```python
def _resnet_from_cfg(cfg, input_shape=None):
    r = cfg_get(cfg.MODEL, "RESNETS", None)
    if input_shape is not None and getattr(input_shape, "channels", 3) not in (None, 3):
        raise AfiError(f"resnet_guide: 3 input channels only, got {input_shape.channels}")
    norm = cfg_get(r, "NORM", "FrozenBN")
    if norm != "FrozenBN":
        raise AfiError(f"resnet_guide: RESNETS.NORM {norm!r} is not supported (the frozen guide folds FrozenBN)")
    if cfg_get(r, "NUM_GROUPS", 1) != 1:
        raise AfiError(f"resnet_guide: RESNETS.NUM_GROUPS {cfg_get(r, 'NUM_GROUPS', 1)} is not supported (groups = 1 only)")
    if cfg_get(r, "RES5_DILATION", 1) != 1:
        raise AfiError(f"resnet_guide: RESNETS.RES5_DILATION {cfg_get(r, 'RES5_DILATION', 1)} is not supported (no dilation)")
    if any(cfg_get(r, "DEFORM_ON_PER_STAGE", [False] * 4)):
        raise AfiError("resnet_guide: deformable convolutions (RESNETS.DEFORM_ON_PER_STAGE) are not supported")
    if cfg_get(r, "RADIX", 1) != 1 or cfg_get(r, "DEEP_STEM", False) or cfg_get(r, "AVD", False) or cfg_get(r, "AVG_DOWN", False):
        raise AfiError("resnet_guide: the ResNeSt options (RESNETS.RADIX / DEEP_STEM / AVD / AVG_DOWN) are not supported")
    return ResNet(depth=cfg_get(r, "DEPTH", 50), out_features=list(cfg_get(r, "OUT_FEATURES", ["res4"])),
                  stride_in_1x1=bool(cfg_get(r, "STRIDE_IN_1X1", True)), width_per_group=cfg_get(r, "WIDTH_PER_GROUP", 64),
                  res2_out_channels=cfg_get(r, "RES2_OUT_CHANNELS", 256), stem_out_channels=cfg_get(r, "STEM_OUT_CHANNELS", 64))


def build_resnet_backbone(cfg, input_shape=None):
    return _resnet_from_cfg(cfg, input_shape)


def build_resnet_fpn_backbone(cfg, input_shape=None):
    fpn = cfg_get(cfg.MODEL, "FPN", None)
    if cfg_get(fpn, "NORM", "") != "":
        raise AfiError(f"resnet_guide: FPN.NORM {cfg_get(fpn, 'NORM', '')!r} is not supported (the guide's FPN has biased convs, no norm)")
    return FPN(_resnet_from_cfg(cfg, input_shape), list(cfg_get(fpn, "IN_FEATURES", ["res2", "res3", "res4", "res5"])),
# ... 13 lines not shown
```

include/afigan_hip.h:

```cpp
#ifndef AFIGAN_HIP_H
#define AFIGAN_HIP_H

#include <stddef.h>
#include <stdint.h>

#ifdef __cplusplus
extern "C" {
#endif

#define AFI_OK 0
#define AFI_ERR_BAD_ARG 1
#define AFI_ERR_UNSUPPORTED 2
#define AFI_ERR_LAUNCH 3
#define AFI_ERR_WORKSPACE 4

#define AFI_MAX_RDB 8

typedef struct afi_view {
    float* p;
    long long sN, sH, sW;
} afi_view_t;

int afi_abi_version(void);
const char* afi_status_string(int status);
// ... 93 lines not shown
int afi_discriminator_bwd_paired(afi_ctx_t* ctx, const afi_disc_params_t* prm, const afi_disc_params_t* grads, afi_view_t x, int N, int H, int W,
                                 const float* ws, const float* dlogits, float* dx, float* scratch, long long scratch_floats, void* stream);


int afi_conv3x3_fwd(afi_ctx_t* ctx, afi_view_t x, int N, int H, int W, int Cin, const float* w, const float* bias, int Cout,
                    afi_view_t out, float alpha, float beta, int lrelu, void* stream);
int afi_conv3x3_dgrad(afi_ctx_t* ctx, afi_view_t dy, int N, int H, int W, int Cout, const float* w, int Cin, afi_view_t dx,
                      float alpha, float beta, afi_view_t z_or_null, void* stream);
int afi_conv3x3_wgrad(afi_ctx_t* ctx, afi_view_t dy, afi_view_t x, int N, int H, int W, int Cout, int Cin, float* dw, float alpha, void* stream);
int afi_conv3x3_fwd_out16(afi_ctx_t* ctx, afi_view_t x, int N, int H, int W, int Cin, const float* w, const float* bias, int Cout,
                          afi_view_t out, int out_dtype, float alpha, float beta, int lrelu, void* stream);

int afi_conv1x1_fwd(afi_ctx_t* ctx, afi_view_t x, int N, int H, int W, int Cin, const float* w, const float* bias, int Cout, afi_view_t out,
                    float alpha, float beta, afi_view_t r1_or_null, float r1_scale, int lrelu, void* stream);
int afi_conv1x1_dgrad(afi_ctx_t* ctx, afi_view_t dy, int N, int H, int W, int Cout, const float* w, int Cin, afi_view_t dx, float alpha, float beta,
                      void* stream);
int afi_conv1x1_wgrad(afi_ctx_t* ctx, afi_view_t dy, afi_view_t x, int N, int H, int W, int Cout, int Cin, float* dw, float alpha, void* stream);
int afi_conv1x1_dgrad_act(afi_ctx_t* ctx, afi_view_t dy, int N, int H, int W, int Cout, const float* w, int Cin, afi_view_t dx, float alpha, float beta,
                          afi_view_t add_or_null, float add_scale, afi_view_t z_or_null, int z_act, void* stream);
int afi_conv3x3_dgrad_act(afi_ctx_t* ctx, afi_view_t dy, int N, int H, int W, int Cout, const float* w, int Cin, afi_view_t dx,
                          float alpha, float beta, afi_view_t z_or_null, int z_act, void* stream);
int afi_conv3x3_wino_dgrad_act(afi_ctx_t* ctx, afi_view_t dy, int N, int H, int W, int Cout, const float* w_ohwi, int Cin, afi_view_t dx,
                               afi_view_t z_or_null, int z_act, float* ws, long long ws_floats, void* stream);
int afi_conv1x1_dgrad_out16(afi_ctx_t* ctx, afi_view_t dy, int N, int H, int W, int Cout, const float* w, int Cin, afi_view_t dx, int dx_dtype,
                            float alpha, float beta, void* stream);

long long afi_conv3x3_wino_ws_floats(int N, int H, int W, int Cin, int Cout);
int afi_conv3x3_wino_fwd(afi_ctx_t* ctx, afi_view_t x, int N, int H, int W, int Cin, const float* w_ohwi, const float* bias_or_null, int Cout,
                         afi_view_t out, float* ws, long long ws_floats, void* stream);
int afi_conv3x3_wino_fwd_out16(afi_ctx_t* ctx, afi_view_t x, int N, int H, int W, int Cin, const float* w_ohwi, const float* bias_or_null, int Cout,
                               afi_view_t out, int out_dtype, float* ws, long long ws_floats, void* stream);
int afi_conv3x3_wino_infer(afi_ctx_t* ctx, afi_view_t x, int N, int H, int W, int Cin, const float* w_ohwi, const float* bias_or_null, int Cout,
                           afi_view_t out, int act, float* ws, long long ws_floats, void* stream);
int afi_conv3x3_wino_dgrad(afi_ctx_t* ctx, afi_view_t dy, int N, int H, int W, int Cout, const float* w_ohwi, int Cin, afi_view_t dx,
                           afi_view_t z_or_null, float* ws, long long ws_floats, void* stream);
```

EXERCISE AIM.
Copy each line of the data that includes the word "RESNETS".

WRITTEN REPLY.
    r = cfg_get(cfg.MODEL, "RESNETS", None)
        raise AfiError(f"resnet_guide: RESNETS.NORM {norm!r} is not supported (the frozen guide folds FrozenBN)")
        raise AfiError(f"resnet_guide: RESNETS.NUM_GROUPS {cfg_get(r, 'NUM_GROUPS', 1)} is not supported (groups = 1 only)")
        raise AfiError(f"resnet_guide: RESNETS.RES5_DILATION {cfg_get(r, 'RES5_DILATION', 1)} is not supported (no dilation)")
        raise AfiError("resnet_guide: deformable convolutions (RESNETS.DEFORM_ON_PER_STAGE) are not supported")
        raise AfiError("resnet_guide: the ResNeSt options (RESNETS.RADIX / DEEP_STEM / AVD / AVG_DOWN) are not supported")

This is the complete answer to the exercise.